“I thought life would be more peaceful after retirement. But what I felt was… loneliness, confusion — and slowly, my savings began to dwindle.”
This was the story of Warren Schmidt, a recently retired insurance man in the film About Schmidt. With a pension and a fully paid home, he seemed financially set — until his wife passed away, and his strained relationship with his daughter left him emotionally adrift. The peaceful retirement he imagined soon felt empty.

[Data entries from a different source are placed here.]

@@ -160,10 +156,13 @@
     if (a.done) {
         bool d = true;
         if (limited) d = a.xok[q] != 0u && ps_next == ps_next && wave_count_ge<NS>(key, score_key(a.mult ? fmaxf(ps_next, 0.0f) : ps_next)) >= a.k;
-        if (lane == 0) a.done[q] = d ? 1u : 0u;
+        if (lane == 0) {
+            a.done[q] = d ? 1u : 0u;
+            if (!d && a.rest_q) a.rest_q[atomicAdd(a.rest_cnt, 1u)] = (uint32_t)q;
+        }
     }
     uint32_t rank, sb, pp;
-    const uint32_t kk = wave_topk<NS>(key, sbits, pos, a.k, sc_all + wave * 64u, lane, rank, sb, pp);
+    const uint32_t kk = wave_topk<NS>(key, sbits, pos, a.k, sc, lane, rank, sb, pp);
     uint32_t child;
     if (lane_beam) {
         uint32_t jj = 0;
@@ -181,16 +180,56 @@
     if (lane == 0) a.out_cnt[q] = kk;
 }
 
+template <int NS>
+__global__ void __launch_bounds__(256) k2_topk_wave(K2Args a) {
+    __shared__ uint2 sc_all[4 * 64];
+    const int lane = threadIdx.x & 63;
+    const uint32_t wave = __builtin_amdgcn_readfirstlane(threadIdx.x >> 6);
+    const uint32_t q32 = blockIdx.x * 4u + wave;
+    if (q32 >= a.nrows) return;
+    if (a.skip_done && a.skip_done[q32]) return;
+    k2_wave_query<NS>(a, q32, sc_all + wave * 64u, lane);
+}
+
+typedef const __attribute__((address_space(4))) uint32_t K2ArgWord;
+static_assert(sizeof(K2Args) % 4 == 0 && alignof(K2Args) <= 8 && std::is_trivially_copyable<K2Args>::value, "k2_wave_query_reload copies K2Args as 32-bit words");
+template <int NS>
+__device__ __forceinline__ void k2_wave_query_reload(K2ArgWord* wp, const uint32_t q32, uint2* sc, const int lane) {
+    constexpr int NW = (int)(sizeof(K2Args) / 4);
+    union { K2Args a; uint32_t w[NW]; } u;
+    asm volatile("" : "+s"(wp));
+#pragma unroll
+    for (int i = 0; i < NW; ++i) u.w[i] = wp[i];
+    k2_wave_query<NS>(u.a, q32, sc, lane);
+}
+
+template <int NS>
+__global__ void __launch_bounds__(256) k2_topk_list(K2Args a) {
+    __shared__ uint2 sc_all[4 * 64];
+    const int lane = threadIdx.x & 63;
+    const uint32_t wave = __builtin_amdgcn_readfirstlane(threadIdx.x >> 6);
+    const uint32_t n_waves = gridDim.x * 4u, nq = min(*a.rest_cnt, a.nrows);
+    for (uint32_t i = blockIdx.x * 4u + wave; i < nq; i += n_waves) {
+        const uint32_t q32 = __builtin_amdgcn_readfirstlane(a.rest_q[i]);
+        if (q32 < a.nrows) k2_wave_query_reload<NS>((K2ArgWord*)__builtin_amdgcn_kernarg_segment_ptr(), q32, sc_all + wave * 64u, lane);
+        wave_sync_lds();
+    }
+}
+
 size_t k2_max_k() { return (160 * 1024) / 8; }
 
 bool k2_wave_path(const LayerPlan& P) { return P.k <= 64 && P.cand_stride <= 64u * 32u; }
 
 void launch_k2_topk(const LayerDev& L, const LayerPlan& P, BeamDev prev, const uint32_t* cand_off,
                     const uint32_t* ncand, const float* cand, BeamDev out, hipStream_t s, uint32_t rank_limit, uint32_t limited_cands,
-                    uint32_t* done, const uint32_t* skip_done, const uint32_t* xok) {
+                    uint32_t* done, const uint32_t* skip_done, const uint32_t* xok, uint32_t* rest_q, uint32_t* rest_cnt) {
     if (P.nrows == 0) return;
     K2Args a;
-    a.p_val = prev.val; a.rank_limit = rank_limit; a.done = done; a.skip_done = skip_done; a.xok = xok;
+    a.p_val = prev.val; a.rank_limit = rank_limit; a.done = done; a.skip_done = skip_done; a.xok = xok; a.rest_q = rest_q; a.rest_cnt = rest_cnt;
+    if (rest_q && !rest_cnt) fail("k2: the list of unfinished queries needs its count");
+    bool list = rest_q && !done;
+    if (list && !skip_done) fail("k2: the list form also takes the done flags (one instantiation keeps the batch-sized grid)");
+    if (list && (rank_limit || !k2_wave_path(P))) fail("k2: the list form serves the last stage of a bound-pruned layer");
     if (done && !xok) fail("k2: bound pruning needs the per-query guard flags");
     a.mult = (P.pp.kind == PP_SIGMOID || P.pp.kind == PP_LP_HINGE) ? 1 : 0;
     if ((rank_limit || done || skip_done) && !k2_wave_path(P)) fail("k2: bound pruning needs the register top-k path");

Though fictional, the emotions — isolation, uncertainty, and unpreparedness — are all too real for many. Let’s explore how retirement — even when planned — can strain your savings, especially in Malaysia, where the cost of living continues to rise.

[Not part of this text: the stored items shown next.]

# Luca96/carla-driving-rl-agent

Measured on AMD Instinct MI355X. Metric: PPO update-steps/sec (batch=256, 4x90x120x3 obs), higher is better.
Workload: dtype f32; 1 GPU; configs[1]: synthetic rollout buffer 256x4-frame 90x120x3 obs per GPU, full CARLANetwork fwd/bwd + PPO (re-sampled Beta, pathwise) / value loss + clip + Adam, fp32; per_gpu_batch=256, global_batch=256, parallelism=dp1, policy_loss=resampled (reference-faithful)

## Files before the change

carla-driving-rl-agent_amd/csrc/gemm_tn_lds.hip:

```cpp
#include <stdlib.h>

#include "colreduce.h"
#include "mfma_x3.h"

namespace cdrl {

struct TnLdsArgs {
    View A, D;
    float* part;
    int M, N, K, G, Mg;
    int rows_per, nspg;
    const float* a_stats;
    TnBnBwd db;
};

constexpr int TNL_R = 32;

template <int MODE, bool APRO, bool DPRO>
__global__ void __launch_bounds__(256, 2) tn_lds_kernel(TnLdsArgs a) {
    constexpr bool BH = MODE == 2, F32 = MODE == 0, X3 = MODE == 3;
    constexpr int NBUF = X3 ? 1 : 2, PL = X3 ? 3 : 1;
    constexpr int TNL_CS = F32 ? TNL_R + 1 : TNL_R / 2 + 1;
    __shared__ uint32_t AsT[NBUF * PL][128 * TNL_CS];
    __shared__ uint32_t DsT[NBUF * PL][128 * TNL_CS];
    constexpr uint32_t ESZ = BH ? 2u : 4u;
    const int tid = threadIdx.x, lane = tid & 63, wave = tid >> 6;
    const int l32 = lane & 31, lh = lane >> 5;
    const int K = a.K, N = a.N;
    const int k0 = blockIdx.y * 128, n0 = blockIdx.z * 128;
    const int KT = min(4, (K - k0 + 31) / 32), NT = min(4, (N - n0 + 31) / 32);
    const int grp = blockIdx.x / a.nspg;
    const int64_t gend = (int64_t)(grp + 1) * a.Mg;
    const int64_t mbeg64 = (int64_t)grp * a.Mg + (int64_t)(blockIdx.x % a.nspg) * a.rows_per;
    const int mb = (int)mbeg64;
    const int me = (int)min(mbeg64 + a.rows_per, gend);
    const int rg = tid >> 5, cq = tid & 31;
    const int ka = k0 + 4 * cq, nd = n0 + 4 * cq;
    float asc[4], ash[4], qm[4], qi[4], qsc[4], qsh[4], qk1[4], qk2[4], qk3[4];
#pragma unroll
    for (int j = 0; j < 4; ++j) {
        asc[j] = 1.0f;
        ash[j] = 0.0f;
        if (APRO) {
            const bool on = ka + j < K;
            asc[j] = on ? a.a_stats[2 * a.G * K + grp * K + ka + j] : 0.0f;
            ash[j] = on ? a.a_stats[3 * a.G * K + grp * K + ka + j] : 0.0f;
        }
        qm[j] = qi[j] = qsc[j] = qsh[j] = qk1[j] = qk2[j] = qk3[j] = 0.0f;
        if (DPRO && nd + j < N) {
            const int GN = a.G * N, o = grp * N + nd + j;
            qm[j] = a.db.stats[0 * GN + o];
            qi[j] = a.db.stats[1 * GN + o];
            qsc[j] = a.db.stats[2 * GN + o];
            qsh[j] = a.db.stats[3 * GN + o];
            qk1[j] = a.db.coef[0 * GN + o];
            qk2[j] = a.db.coef[1 * GN + o];
            qk3[j] = a.db.coef[2 * GN + o];
        }
    }
    const bool relu = DPRO && a.db.act == ACT_RELU6;
    const __amdgpu_buffer_rsrc_t rA = buffer_rsrc(a.A.p, (int)((int64_t)a.M * a.A.ld * ESZ));
    const __amdgpu_buffer_rsrc_t rD = buffer_rsrc(a.D.p, (int)((int64_t)a.M * a.D.ld * ESZ));
    const __amdgpu_buffer_rsrc_t rY = buffer_rsrc(DPRO ? a.db.y : a.D.p, (int)((int64_t)a.M * (DPRO ? N : a.D.ld) * ESZ));
    const bool a4 = (ka + 3 < K);
    const bool a2 = (ka + 1 < K);
    const bool d4 = (nd + 3 < N), d2 = (nd + 1 < N);
    const int shuf = DPRO ? a.db.shuffle_ctot : 0;
    uint32_t voA = a2 ? (uint32_t)(a.A.coff + ka) * ESZ : OOR;
    uint32_t voD0, voD1;
    const bool dhalf = shuf && d2 && !d4;
    if (shuf) {
        voD0 = d2 ? (uint32_t)(shuffle_dst(a.D.coff + nd, shuf) - (dhalf ? 1 : 0)) * ESZ : OOR;
        voD1 = d2 ? (uint32_t)(shuffle_dst(a.D.coff + nd + 1, shuf) - (dhalf ? 1 : 0)) * ESZ : OOR;
    } else {
        voD0 = d2 ? (uint32_t)(a.D.coff + nd) * ESZ : OOR;
        voD1 = d4 ? (uint32_t)(a.D.coff + nd + 2) * ESZ : OOR;
    }
    const uint32_t voY = d2 ? (uint32_t)nd * ESZ : OOR;
    const uint32_t sA = (uint32_t)a.A.ld * ESZ, sD = (uint32_t)a.D.ld * ESZ, sY = (uint32_t)N * ESZ;
    auto ld2 = [&](const __amdgpu_buffer_rsrc_t& rs, uint32_t vo, uint32_t ro, float& x0, float& x1) {
        const uint32_t off = (vo & OOR) ? OOR : vo + ro;
        if (BH) {
            const uint32_t w = __builtin_amdgcn_raw_buffer_load_b32(rs, off, 0, 0);
            x0 = bf_lo(w);
            x1 = bf_hi(w);
        } else {
            const u32x2_t w = __builtin_amdgcn_raw_buffer_load_b64(rs, off, 0, 0);
            x0 = __uint_as_float(w[0]);
            x1 = __uint_as_float(w[1]);
        }
    };
    struct Regs {
        float a[4][4], d[4][4], y[DPRO ? 4 : 1][DPRO ? 4 : 1];
    };
    auto load_chunk = [&](int m0, Regs& r) {
#pragma unroll
        for (int i = 0; i < 4; ++i) {
            const int m = m0 + 4 * rg + i;
            const uint32_t msk = m < me ? 0u : OOR;
            const uint32_t row = (uint32_t)m;
            ld2(rA, voA | msk, row * sA, r.a[i][0], r.a[i][1]);
            ld2(rA, (a4 ? voA + 2 * ESZ : OOR) | msk, row * sA, r.a[i][2], r.a[i][3]);
            if (shuf) {
                ld2(rD, voD0 | msk, row * sD, r.d[i][0], r.d[i][2]);
                ld2(rD, voD1 | msk, row * sD, r.d[i][1], r.d[i][3]);
                if (dhalf) {
                    r.d[i][0] = r.d[i][2];
                    r.d[i][1] = r.d[i][3];
                    r.d[i][2] = r.d[i][3] = 0.0f;
                }
            } else {
                ld2(rD, voD0 | msk, row * sD, r.d[i][0], r.d[i][1]);
                ld2(rD, voD1 | msk, row * sD, r.d[i][2], r.d[i][3]);
            }
            if (DPRO) {
                ld2(rY, voY | msk, row * sY, r.y[DPRO ? i : 0][0], r.y[DPRO ? i : 0][DPRO ? 1 : 0]);
                ld2(rY, (d4 ? voY + 2 * ESZ : OOR) | msk, row * sY, r.y[DPRO ? i : 0][DPRO ? 2 : 0], r.y[DPRO ? i : 0][DPRO ? 3 : 0]);
            }
        }
        __builtin_amdgcn_sched_barrier(0);
    };
    auto store_chunk = [&](int m0, int buf, const Regs& r) {
        float keep[4];
#pragma unroll
        for (int i = 0; i < 4; ++i) keep[i] = (m0 + 4 * rg + i) < me ? 1.0f : 0.0f;
#pragma unroll
        for (int j = 0; j < 4; ++j) {
            float x[4], d[4];
#pragma unroll
            for (int i = 0; i < 4; ++i) {
                x[i] = r.a[i][j];
                if (APRO) x[i] = fmaf(asc[j], x[i], ash[j]);
                d[i] = r.d[i][j];
                if (DPRO) {
                    const float y = r.y[DPRO ? i : 0][DPRO ? j : 0];
                    if (relu) {
                        const float z = fmaf(qsc[j], y, qsh[j]);
                        d[i] = relu6_open(z) ? d[i] : 0.0f;
                    }
                    const float xh = (y - qm[j]) * qi[j];
                    d[i] = keep[i] * (qk1[j] * (d[i] - qk2[j] - xh * qk3[j]));
                }
            }
            const int c = 4 * cq + j;
            if (F32) {
                uint32_t* pa = &AsT[buf][c * TNL_CS + 4 * rg];
                uint32_t* pd = &DsT[buf][c * TNL_CS + 4 * rg];
#pragma unroll
                for (int i = 0; i < 4; ++i) {
                    pa[i] = __float_as_uint(x[i]);
                    pd[i] = __float_as_uint(d[i]);
                }
            } else if (X3) {
#pragma unroll
                for (int pl = 0; pl < 3; ++pl) {
                    float hx[4], hd[4];
#pragma unroll
                    for (int i = 0; i < 4; ++i) {
                        hx[i] = (float)(bf16_t)x[i];
                        hd[i] = (float)(bf16_t)d[i];
                        x[i] -= hx[i];
                        d[i] -= hd[i];
                    }
                    uint32_t* pa = &AsT[pl][c * TNL_CS + 2 * rg];
                    pa[0] = bf_pack(hx[0], hx[1]);
                    pa[1] = bf_pack(hx[2], hx[3]);
                    uint32_t* pd = &DsT[pl][c * TNL_CS + 2 * rg];
                    pd[0] = bf_pack(hd[0], hd[1]);
                    pd[1] = bf_pack(hd[2], hd[3]);
                }
            } else {
                uint32_t* pa = &AsT[buf][c * TNL_CS + 2 * rg];
                pa[0] = bf_pack(x[0], x[1]);
                pa[1] = bf_pack(x[2], x[3]);
                uint32_t* pd = &DsT[buf][c * TNL_CS + 2 * rg];
                pd[0] = bf_pack(d[0], d[1]);
                pd[1] = bf_pack(d[2], d[3]);
            }
        }
    };
    f32x16 acc[4];
#pragma unroll
    for (int j = 0; j < 4; ++j)
#pragma unroll
        for (int q = 0; q < 16; ++q) acc[j][q] = 0.0f;
    auto frag = [&](const uint32_t* base, int col, int s) -> bf16x8 {
        const uint32_t* p = base + col * TNL_CS + 8 * s + 4 * lh;
        u32x4_t w;
        w[0] = p[0];
        w[1] = p[1];
        w[2] = p[2];
        w[3] = p[3];
        return __builtin_bit_cast(bf16x8, w);
    };
    auto mma_chunk = [&](int buf) {
        if (wave >= KT) return;
        if (F32) {
            const uint32_t* pa = &AsT[buf][(wave * 32 + l32) * TNL_CS + lh];
#pragma unroll
            for (int s = 0; s < TNL_R / 2; ++s) {
                const float av = __uint_as_float(pa[2 * s]);
#pragma unroll
                for (int j = 0; j < 4; ++j) {
                    if (j < NT) {
                        const float dv = __uint_as_float(DsT[buf][(j * 32 + l32) * TNL_CS + 2 * s + lh]);
                        acc[j] = __builtin_amdgcn_mfma_f32_32x32x2f32(av, dv, acc[j], 0, 0, 0);
                    }
                }
            }
            return;
        }
        if (X3) {
#pragma unroll
            for (int s = 0; s < TNL_R / 16; ++s) {
                const bf16x8 a1 = frag(AsT[0], wave * 32 + l32, s), a2 = frag(AsT[X3 ? 1 : 0], wave * 32 + l32, s),
                             a3 = frag(AsT[X3 ? 2 : 0], wave * 32 + l32, s);
#pragma unroll
                for (int j = 0; j < 4; ++j) {
                    if (j < NT) {
                        const bf16x8 d1 = frag(DsT[0], j * 32 + l32, s), d2 = frag(DsT[X3 ? 1 : 0], j * 32 + l32, s),
                                     d3 = frag(DsT[X3 ? 2 : 0], j * 32 + l32, s);
                        acc[j] = __builtin_amdgcn_mfma_f32_32x32x16_bf16(a2, d2, acc[j], 0, 0, 0);
                        acc[j] = __builtin_amdgcn_mfma_f32_32x32x16_bf16(a3, d1, acc[j], 0, 0, 0);
                        acc[j] = __builtin_amdgcn_mfma_f32_32x32x16_bf16(a1, d3, acc[j], 0, 0, 0);
                        acc[j] = __builtin_amdgcn_mfma_f32_32x32x16_bf16(a2, d1, acc[j], 0, 0, 0);
                        acc[j] = __builtin_amdgcn_mfma_f32_32x32x16_bf16(a1, d2, acc[j], 0, 0, 0);
                        acc[j] = __builtin_amdgcn_mfma_f32_32x32x16_bf16(a1, d1, acc[j], 0, 0, 0);
                    }
                }
            }
            return;
        }
#pragma unroll
        for (int s = 0; s < TNL_R / 16; ++s) {
            const bf16x8 af = frag(AsT[buf], wave * 32 + l32, s);
#pragma unroll
            for (int j = 0; j < 4; ++j) {
                if (j < NT) {
                    const bf16x8 df = frag(DsT[buf], j * 32 + l32, s);
                    acc[j] = __builtin_amdgcn_mfma_f32_32x32x16_bf16(af, df, acc[j], 0, 0, 0);
                }
            }
        }
    };
    Regs r0;
    int c = 0;
    if (mb < me) load_chunk(mb, r0);
    for (int m0 = mb; m0 < me; m0 += TNL_R, ++c) {
        store_chunk(m0, X3 ? 0 : (c & 1), r0);
        __syncthreads();
        if (m0 + TNL_R < me) load_chunk(m0 + TNL_R, r0);
        mma_chunk(X3 ? 0 : (c & 1));
        if (X3) __syncthreads();
    }
    if (wave >= KT) return;
    float* out = a.part + (int64_t)blockIdx.x * K * N;
#pragma unroll
    for (int j = 0; j < 4; ++j) {
        const int n = n0 + j * 32 + l32;
        if (j >= NT || n >= N) continue;
#pragma unroll
        for (int q = 0; q < 16; ++q) {
            const int kk = acc_row(k0 + wave * 32, q, lh);
            if (kk < K) out[(int64_t)kk * N + n] = acc[j][q];
        }
    }
}
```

How much does it cost to retire in Malaysia?
Many people assume that retirement is a time to relax — no more early mornings, work-related stress, or major expenses, especially with the children all grown up.
But the reality is, the cost of living doesn’t stop — even when your monthly income does.
According to Belanjawanku 2024/2025, the minimum estimated monthly expenses for retirees in the Klang Valley are as follows:
Source: Belanjawanku 2024/2025
- RM3,390 per month for a retiree living with a spouse
- RM2,690 per month for a retiree living alone
Note: These figures may vary by location. Belanjawanku provides spending guides for several major cities across Malaysia. For more information, refer to Belanjawanku 2024/2025.
Over a 20-year retirement period, this could add up to between RM650,000 and RM1.3 million — and that’s just for a modest lifestyle. It doesn’t account for unexpected costs such as healthcare, emergencies, or inflation.
How to check your retirement sufficiency?
According to the EPF Annual Report 2023:
- Nearly 50% of contributors reaching age 55 had less than RM10,000 in savings
- Only 18% managed to meet the minimum target of RM240,000 by age 55
This means that the majority of contributors have enough savings to last less than a year if they were to spend based on the actual post-retirement cost of living.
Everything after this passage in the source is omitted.